## Exercise inputs
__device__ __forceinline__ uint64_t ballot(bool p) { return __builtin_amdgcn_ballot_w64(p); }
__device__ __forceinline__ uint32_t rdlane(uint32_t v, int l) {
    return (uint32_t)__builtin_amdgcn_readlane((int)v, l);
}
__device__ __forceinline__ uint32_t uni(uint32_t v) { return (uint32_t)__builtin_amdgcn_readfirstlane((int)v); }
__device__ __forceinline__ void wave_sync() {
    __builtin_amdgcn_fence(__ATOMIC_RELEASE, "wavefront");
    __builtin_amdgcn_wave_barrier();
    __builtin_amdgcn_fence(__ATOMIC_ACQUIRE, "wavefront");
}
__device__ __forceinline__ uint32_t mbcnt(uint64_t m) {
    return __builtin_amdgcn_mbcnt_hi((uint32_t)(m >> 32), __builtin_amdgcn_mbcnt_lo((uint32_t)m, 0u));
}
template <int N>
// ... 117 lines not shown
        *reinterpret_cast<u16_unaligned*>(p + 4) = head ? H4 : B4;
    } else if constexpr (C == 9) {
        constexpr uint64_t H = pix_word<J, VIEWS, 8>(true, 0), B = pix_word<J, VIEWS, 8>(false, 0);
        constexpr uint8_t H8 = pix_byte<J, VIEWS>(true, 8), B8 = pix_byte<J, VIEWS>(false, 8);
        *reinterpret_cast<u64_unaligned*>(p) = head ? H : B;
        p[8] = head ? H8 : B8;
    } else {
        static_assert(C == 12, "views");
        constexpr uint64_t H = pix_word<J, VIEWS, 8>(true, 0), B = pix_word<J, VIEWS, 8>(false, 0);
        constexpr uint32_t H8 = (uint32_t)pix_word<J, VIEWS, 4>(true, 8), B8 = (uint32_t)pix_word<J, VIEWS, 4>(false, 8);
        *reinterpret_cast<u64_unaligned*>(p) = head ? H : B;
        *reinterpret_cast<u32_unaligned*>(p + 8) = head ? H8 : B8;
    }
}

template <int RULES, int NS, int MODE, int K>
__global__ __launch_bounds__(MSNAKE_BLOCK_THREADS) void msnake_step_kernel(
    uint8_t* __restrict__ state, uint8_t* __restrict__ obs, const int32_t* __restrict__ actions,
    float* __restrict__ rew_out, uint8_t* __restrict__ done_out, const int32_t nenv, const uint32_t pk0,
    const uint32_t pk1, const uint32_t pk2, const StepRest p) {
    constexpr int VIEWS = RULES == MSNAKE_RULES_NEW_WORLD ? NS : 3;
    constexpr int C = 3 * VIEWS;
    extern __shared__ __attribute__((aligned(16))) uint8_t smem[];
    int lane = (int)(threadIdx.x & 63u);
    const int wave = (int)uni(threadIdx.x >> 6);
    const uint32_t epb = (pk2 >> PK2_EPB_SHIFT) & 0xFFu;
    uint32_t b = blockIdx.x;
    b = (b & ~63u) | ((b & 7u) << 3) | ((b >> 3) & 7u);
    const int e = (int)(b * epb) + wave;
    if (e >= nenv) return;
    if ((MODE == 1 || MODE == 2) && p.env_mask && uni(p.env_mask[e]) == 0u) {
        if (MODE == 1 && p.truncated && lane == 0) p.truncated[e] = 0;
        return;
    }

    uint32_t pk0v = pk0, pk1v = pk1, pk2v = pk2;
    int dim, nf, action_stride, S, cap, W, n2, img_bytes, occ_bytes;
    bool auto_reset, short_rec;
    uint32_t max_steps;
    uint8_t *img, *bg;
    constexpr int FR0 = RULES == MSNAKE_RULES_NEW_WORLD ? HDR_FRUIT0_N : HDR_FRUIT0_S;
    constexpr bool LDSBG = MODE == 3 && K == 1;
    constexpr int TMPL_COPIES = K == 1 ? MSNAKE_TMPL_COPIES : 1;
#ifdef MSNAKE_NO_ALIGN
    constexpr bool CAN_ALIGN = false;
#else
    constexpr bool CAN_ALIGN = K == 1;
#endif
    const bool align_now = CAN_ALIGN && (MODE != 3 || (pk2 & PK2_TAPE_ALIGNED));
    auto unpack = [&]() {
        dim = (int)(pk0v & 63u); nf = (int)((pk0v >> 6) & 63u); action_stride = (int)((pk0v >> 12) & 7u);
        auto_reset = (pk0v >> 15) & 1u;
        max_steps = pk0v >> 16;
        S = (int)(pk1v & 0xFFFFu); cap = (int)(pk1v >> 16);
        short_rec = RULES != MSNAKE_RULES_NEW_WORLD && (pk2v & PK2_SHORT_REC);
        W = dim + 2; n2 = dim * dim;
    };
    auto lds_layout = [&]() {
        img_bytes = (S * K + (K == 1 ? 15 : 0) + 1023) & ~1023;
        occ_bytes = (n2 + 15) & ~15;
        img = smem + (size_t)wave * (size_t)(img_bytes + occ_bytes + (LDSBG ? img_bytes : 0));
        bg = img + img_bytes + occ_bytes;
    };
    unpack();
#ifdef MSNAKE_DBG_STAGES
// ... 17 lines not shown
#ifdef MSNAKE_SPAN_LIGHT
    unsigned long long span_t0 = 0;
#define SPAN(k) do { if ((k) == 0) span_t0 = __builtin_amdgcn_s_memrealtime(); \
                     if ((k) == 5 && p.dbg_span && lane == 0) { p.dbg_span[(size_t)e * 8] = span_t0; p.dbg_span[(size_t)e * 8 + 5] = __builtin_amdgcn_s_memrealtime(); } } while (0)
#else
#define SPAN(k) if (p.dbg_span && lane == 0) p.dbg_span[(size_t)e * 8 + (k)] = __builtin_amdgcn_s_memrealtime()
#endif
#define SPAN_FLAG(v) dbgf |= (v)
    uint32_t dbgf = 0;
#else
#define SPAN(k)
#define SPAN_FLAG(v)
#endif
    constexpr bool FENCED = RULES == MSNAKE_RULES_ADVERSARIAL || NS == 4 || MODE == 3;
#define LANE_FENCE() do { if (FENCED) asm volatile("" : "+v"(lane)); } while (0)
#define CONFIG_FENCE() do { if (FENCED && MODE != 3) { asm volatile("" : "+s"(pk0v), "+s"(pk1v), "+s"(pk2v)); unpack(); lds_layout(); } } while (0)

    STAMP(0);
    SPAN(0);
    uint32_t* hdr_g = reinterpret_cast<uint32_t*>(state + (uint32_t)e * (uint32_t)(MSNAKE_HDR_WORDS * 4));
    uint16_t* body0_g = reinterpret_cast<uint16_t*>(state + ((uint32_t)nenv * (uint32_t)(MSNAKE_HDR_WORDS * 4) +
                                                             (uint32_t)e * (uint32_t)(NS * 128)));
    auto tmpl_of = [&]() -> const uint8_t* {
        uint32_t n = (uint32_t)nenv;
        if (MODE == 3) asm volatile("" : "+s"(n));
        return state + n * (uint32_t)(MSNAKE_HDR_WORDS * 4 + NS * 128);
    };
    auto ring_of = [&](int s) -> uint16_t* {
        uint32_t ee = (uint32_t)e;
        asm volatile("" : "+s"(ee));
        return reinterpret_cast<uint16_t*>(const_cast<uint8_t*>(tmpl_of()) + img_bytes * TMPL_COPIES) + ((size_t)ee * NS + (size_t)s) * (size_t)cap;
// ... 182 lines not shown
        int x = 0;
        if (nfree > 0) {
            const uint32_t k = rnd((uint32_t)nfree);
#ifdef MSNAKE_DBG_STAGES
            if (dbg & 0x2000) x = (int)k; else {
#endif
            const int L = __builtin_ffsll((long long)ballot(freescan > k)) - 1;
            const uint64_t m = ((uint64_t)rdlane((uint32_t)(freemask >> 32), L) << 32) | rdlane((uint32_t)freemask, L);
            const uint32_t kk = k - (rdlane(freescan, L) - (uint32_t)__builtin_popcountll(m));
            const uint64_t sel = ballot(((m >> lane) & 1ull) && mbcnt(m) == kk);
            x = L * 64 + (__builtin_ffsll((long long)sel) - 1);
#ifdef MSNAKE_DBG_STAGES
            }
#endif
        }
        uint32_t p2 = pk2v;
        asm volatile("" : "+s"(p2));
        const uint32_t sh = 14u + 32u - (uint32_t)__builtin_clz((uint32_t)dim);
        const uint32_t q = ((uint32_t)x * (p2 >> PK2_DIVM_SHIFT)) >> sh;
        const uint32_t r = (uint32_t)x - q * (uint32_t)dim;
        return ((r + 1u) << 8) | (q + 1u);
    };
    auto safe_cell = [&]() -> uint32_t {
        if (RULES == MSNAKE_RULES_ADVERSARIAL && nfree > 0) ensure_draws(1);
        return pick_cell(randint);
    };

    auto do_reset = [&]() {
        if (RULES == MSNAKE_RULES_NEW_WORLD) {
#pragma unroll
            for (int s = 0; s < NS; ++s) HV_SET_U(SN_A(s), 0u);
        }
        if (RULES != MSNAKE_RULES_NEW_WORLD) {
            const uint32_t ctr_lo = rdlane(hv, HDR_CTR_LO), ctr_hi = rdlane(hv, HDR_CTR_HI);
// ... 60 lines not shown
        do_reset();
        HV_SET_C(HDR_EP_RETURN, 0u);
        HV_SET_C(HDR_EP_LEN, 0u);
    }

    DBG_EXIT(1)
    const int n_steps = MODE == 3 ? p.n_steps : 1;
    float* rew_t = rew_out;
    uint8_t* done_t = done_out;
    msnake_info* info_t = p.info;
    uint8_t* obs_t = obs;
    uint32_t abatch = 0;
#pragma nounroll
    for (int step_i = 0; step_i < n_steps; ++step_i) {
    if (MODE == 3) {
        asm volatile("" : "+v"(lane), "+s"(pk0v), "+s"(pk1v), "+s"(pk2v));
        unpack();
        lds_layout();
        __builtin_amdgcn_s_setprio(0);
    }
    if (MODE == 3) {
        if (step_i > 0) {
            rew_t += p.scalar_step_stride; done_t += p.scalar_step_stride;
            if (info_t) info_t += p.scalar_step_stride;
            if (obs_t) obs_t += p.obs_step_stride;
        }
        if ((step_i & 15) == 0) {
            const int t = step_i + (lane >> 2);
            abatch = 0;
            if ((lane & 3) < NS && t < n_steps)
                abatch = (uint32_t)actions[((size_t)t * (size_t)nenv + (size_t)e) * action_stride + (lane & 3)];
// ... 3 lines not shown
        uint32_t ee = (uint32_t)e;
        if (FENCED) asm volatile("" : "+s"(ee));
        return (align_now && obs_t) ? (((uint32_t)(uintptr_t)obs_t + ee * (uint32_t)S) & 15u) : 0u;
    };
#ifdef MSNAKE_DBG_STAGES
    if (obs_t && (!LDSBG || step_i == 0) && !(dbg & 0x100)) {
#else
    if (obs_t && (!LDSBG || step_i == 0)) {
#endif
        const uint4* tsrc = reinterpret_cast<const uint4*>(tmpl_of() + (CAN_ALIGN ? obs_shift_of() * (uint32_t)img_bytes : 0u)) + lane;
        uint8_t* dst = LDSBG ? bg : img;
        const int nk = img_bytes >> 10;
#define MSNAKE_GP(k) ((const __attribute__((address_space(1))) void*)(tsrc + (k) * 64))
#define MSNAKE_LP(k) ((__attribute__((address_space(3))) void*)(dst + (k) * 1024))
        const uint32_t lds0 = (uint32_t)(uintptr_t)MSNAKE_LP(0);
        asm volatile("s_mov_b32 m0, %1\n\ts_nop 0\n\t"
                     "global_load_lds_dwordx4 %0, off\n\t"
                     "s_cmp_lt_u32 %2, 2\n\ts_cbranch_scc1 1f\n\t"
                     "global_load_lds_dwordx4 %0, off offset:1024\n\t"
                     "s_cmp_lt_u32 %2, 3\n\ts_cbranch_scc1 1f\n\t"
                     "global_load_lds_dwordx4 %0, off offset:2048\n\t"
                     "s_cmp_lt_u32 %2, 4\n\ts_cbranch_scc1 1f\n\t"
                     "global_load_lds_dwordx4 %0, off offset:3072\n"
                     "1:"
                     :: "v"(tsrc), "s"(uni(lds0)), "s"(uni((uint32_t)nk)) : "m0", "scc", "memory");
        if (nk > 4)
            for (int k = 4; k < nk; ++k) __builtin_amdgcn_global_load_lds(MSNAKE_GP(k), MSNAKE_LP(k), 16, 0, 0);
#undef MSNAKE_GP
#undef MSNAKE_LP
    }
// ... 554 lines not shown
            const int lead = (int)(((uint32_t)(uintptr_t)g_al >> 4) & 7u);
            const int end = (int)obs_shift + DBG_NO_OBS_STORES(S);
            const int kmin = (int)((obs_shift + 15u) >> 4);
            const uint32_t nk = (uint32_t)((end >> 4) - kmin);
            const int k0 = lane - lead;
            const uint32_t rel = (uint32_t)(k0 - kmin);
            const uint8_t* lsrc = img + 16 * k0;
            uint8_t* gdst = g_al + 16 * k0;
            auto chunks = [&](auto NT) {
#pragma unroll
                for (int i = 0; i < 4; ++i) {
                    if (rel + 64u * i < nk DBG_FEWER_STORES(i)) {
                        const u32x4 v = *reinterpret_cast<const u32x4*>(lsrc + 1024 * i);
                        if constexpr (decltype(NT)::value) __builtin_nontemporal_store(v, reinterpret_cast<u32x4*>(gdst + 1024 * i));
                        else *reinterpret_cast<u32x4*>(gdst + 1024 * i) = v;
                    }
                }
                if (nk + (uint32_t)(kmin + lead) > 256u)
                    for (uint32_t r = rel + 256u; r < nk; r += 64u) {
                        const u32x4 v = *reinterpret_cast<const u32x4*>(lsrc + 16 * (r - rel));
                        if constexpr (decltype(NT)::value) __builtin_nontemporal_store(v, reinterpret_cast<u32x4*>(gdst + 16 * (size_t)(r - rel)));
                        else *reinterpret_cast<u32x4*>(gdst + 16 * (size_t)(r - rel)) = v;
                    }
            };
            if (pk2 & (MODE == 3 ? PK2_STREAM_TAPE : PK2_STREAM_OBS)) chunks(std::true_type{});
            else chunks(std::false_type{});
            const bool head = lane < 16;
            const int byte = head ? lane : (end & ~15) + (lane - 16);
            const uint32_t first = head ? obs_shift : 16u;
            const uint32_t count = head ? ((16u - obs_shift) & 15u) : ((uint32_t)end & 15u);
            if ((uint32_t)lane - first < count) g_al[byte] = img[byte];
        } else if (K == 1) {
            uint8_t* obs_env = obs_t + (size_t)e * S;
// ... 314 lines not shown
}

--

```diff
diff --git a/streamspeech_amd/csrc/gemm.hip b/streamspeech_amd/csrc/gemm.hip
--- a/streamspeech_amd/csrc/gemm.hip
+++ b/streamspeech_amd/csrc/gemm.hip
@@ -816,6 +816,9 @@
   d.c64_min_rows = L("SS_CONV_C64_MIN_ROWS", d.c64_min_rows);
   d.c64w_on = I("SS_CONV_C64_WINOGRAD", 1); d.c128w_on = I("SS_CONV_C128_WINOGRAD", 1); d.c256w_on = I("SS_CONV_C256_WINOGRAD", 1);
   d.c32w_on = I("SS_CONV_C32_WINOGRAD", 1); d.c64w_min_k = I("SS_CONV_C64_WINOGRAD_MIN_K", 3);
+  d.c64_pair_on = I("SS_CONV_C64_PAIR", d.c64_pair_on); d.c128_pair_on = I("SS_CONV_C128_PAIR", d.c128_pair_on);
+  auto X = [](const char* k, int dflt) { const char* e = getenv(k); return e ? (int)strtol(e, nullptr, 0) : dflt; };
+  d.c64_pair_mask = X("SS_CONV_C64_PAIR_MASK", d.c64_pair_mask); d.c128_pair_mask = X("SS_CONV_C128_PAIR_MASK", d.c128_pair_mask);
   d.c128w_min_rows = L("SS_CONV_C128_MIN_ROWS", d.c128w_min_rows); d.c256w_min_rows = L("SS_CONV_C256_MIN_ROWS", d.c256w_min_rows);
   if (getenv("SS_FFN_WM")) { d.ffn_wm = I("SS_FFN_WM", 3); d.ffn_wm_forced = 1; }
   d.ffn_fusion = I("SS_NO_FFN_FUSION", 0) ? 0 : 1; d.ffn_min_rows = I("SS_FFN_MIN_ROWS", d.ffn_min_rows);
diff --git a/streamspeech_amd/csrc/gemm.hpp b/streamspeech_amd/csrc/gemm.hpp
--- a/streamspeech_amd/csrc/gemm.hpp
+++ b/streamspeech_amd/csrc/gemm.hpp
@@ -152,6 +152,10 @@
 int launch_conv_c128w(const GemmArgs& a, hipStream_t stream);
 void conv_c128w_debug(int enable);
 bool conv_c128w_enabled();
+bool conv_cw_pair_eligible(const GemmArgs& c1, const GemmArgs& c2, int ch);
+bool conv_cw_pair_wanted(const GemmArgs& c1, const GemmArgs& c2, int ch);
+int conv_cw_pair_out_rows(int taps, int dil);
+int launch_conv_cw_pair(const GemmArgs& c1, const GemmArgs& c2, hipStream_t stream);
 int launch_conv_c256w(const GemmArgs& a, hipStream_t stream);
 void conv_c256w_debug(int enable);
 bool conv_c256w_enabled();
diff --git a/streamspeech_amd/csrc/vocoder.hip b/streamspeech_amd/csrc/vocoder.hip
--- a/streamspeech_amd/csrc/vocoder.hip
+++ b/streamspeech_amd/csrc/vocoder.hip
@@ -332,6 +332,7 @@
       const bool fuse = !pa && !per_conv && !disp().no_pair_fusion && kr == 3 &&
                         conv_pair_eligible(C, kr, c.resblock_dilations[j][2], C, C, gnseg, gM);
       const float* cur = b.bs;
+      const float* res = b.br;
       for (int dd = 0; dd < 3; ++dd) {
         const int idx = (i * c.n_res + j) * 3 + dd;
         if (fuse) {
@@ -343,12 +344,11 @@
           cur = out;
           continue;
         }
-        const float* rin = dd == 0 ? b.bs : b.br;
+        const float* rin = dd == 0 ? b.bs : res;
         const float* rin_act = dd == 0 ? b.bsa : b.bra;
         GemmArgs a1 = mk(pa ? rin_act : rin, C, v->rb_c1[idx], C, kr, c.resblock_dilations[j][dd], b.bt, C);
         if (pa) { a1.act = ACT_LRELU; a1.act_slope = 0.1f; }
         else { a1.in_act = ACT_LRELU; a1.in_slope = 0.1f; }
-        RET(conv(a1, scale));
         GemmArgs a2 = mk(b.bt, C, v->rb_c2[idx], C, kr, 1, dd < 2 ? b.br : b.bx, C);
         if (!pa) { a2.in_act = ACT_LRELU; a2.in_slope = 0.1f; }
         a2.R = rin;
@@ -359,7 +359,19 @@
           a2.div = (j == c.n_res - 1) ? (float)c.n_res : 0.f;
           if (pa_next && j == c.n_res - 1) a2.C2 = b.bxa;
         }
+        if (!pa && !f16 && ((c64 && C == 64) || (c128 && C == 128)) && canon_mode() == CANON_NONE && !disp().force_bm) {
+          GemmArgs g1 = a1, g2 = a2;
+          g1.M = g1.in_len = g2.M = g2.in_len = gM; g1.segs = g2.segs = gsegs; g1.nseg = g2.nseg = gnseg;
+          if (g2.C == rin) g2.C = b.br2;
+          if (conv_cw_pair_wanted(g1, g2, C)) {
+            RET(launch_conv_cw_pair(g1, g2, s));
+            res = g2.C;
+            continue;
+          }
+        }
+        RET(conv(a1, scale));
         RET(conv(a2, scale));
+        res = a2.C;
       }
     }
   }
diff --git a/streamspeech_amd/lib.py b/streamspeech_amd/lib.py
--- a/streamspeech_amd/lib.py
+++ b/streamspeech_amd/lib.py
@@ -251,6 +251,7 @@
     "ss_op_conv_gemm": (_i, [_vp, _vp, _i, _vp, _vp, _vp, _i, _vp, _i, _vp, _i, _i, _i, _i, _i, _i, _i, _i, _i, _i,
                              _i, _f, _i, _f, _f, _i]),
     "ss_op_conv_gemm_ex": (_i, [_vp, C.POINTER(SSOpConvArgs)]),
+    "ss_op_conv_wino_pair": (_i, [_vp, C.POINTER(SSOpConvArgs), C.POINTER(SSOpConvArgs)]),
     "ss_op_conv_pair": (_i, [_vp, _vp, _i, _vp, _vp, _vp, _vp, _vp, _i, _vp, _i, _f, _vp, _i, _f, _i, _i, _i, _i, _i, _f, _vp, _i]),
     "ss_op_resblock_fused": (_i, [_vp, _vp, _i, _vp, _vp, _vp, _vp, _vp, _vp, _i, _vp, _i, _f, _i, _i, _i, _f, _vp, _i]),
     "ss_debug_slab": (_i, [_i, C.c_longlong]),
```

--

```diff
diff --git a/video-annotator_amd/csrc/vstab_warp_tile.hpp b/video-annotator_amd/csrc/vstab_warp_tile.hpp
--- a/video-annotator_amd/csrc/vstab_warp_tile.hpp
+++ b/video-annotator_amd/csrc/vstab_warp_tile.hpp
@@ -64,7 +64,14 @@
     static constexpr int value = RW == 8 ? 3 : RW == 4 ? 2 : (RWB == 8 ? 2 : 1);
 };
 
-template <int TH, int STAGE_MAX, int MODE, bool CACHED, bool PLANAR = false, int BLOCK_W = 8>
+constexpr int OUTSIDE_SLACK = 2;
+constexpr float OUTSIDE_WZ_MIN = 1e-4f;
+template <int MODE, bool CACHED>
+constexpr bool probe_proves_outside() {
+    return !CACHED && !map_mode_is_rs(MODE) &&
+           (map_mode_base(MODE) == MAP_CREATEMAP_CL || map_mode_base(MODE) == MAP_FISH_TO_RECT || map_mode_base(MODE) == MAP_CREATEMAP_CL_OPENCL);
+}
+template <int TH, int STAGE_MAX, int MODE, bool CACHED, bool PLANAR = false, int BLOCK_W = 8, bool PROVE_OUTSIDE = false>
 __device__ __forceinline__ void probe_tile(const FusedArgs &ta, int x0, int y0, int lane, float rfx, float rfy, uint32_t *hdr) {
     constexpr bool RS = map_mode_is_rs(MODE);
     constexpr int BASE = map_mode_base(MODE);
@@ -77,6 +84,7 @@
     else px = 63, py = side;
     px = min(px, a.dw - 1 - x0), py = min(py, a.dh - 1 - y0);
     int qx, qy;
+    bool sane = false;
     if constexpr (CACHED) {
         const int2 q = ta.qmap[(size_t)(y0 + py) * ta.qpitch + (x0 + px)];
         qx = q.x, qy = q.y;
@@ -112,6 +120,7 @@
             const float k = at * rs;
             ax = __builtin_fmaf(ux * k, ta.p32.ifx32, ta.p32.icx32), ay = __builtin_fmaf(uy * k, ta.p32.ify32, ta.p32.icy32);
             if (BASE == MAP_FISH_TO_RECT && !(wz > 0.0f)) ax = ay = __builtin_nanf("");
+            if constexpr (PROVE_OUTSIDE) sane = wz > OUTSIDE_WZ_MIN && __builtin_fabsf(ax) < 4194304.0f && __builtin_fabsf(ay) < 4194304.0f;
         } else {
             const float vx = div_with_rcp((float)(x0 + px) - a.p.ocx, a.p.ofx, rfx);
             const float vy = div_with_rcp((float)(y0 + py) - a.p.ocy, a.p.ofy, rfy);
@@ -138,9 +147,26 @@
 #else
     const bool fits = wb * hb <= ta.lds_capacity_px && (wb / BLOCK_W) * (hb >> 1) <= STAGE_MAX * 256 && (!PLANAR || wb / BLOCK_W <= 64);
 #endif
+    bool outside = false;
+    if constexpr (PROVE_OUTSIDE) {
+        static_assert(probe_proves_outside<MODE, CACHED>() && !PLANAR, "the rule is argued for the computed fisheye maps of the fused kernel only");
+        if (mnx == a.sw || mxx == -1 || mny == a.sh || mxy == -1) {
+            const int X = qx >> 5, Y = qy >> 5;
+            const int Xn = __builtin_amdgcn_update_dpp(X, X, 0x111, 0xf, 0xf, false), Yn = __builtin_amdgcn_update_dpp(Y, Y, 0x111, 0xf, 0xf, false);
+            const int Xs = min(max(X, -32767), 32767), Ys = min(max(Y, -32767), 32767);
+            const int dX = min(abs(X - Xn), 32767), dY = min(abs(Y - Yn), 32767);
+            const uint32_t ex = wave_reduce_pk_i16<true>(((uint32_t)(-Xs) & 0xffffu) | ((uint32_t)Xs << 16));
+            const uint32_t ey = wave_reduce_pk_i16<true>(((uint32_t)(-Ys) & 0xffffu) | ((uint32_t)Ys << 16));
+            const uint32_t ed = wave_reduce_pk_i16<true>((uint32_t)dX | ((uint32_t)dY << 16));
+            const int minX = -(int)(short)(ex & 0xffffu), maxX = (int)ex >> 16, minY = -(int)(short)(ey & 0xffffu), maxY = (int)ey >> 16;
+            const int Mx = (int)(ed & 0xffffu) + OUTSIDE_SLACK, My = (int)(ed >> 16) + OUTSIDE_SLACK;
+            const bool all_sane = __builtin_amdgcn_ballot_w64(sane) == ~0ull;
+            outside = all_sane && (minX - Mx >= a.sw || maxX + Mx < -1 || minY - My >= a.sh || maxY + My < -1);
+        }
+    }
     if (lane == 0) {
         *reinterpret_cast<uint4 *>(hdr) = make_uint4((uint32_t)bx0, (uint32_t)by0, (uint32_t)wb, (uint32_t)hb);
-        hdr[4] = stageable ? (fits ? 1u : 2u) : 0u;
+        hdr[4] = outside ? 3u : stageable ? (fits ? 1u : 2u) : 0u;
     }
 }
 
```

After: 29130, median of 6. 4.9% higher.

## About this exercise
Would you retype exactly the lines above, from the line with "x = L * 64 + (__builtin_ffsll((long" to the line with "if (RULES != MSNAKE_RULES_NEW_WORLD)", with both end lines kept and nothing more?

## Result for this task
            x = L * 64 + (__builtin_ffsll((long long)sel) - 1);
#ifdef MSNAKE_DBG_STAGES
            }
#endif
        }
        uint32_t p2 = pk2v;
        asm volatile("" : "+s"(p2));
        const uint32_t sh = 14u + 32u - (uint32_t)__builtin_clz((uint32_t)dim);
        const uint32_t q = ((uint32_t)x * (p2 >> PK2_DIVM_SHIFT)) >> sh;
        const uint32_t r = (uint32_t)x - q * (uint32_t)dim;
        return ((r + 1u) << 8) | (q + 1u);
    };
    auto safe_cell = [&]() -> uint32_t {
        if (RULES == MSNAKE_RULES_ADVERSARIAL && nfree > 0) ensure_draws(1);
        return pick_cell(randint);
    };

    auto do_reset = [&]() {
        if (RULES == MSNAKE_RULES_NEW_WORLD) {
#pragma unroll
            for (int s = 0; s < NS; ++s) HV_SET_U(SN_A(s), 0u);
        }
        if (RULES != MSNAKE_RULES_NEW_WORLD) {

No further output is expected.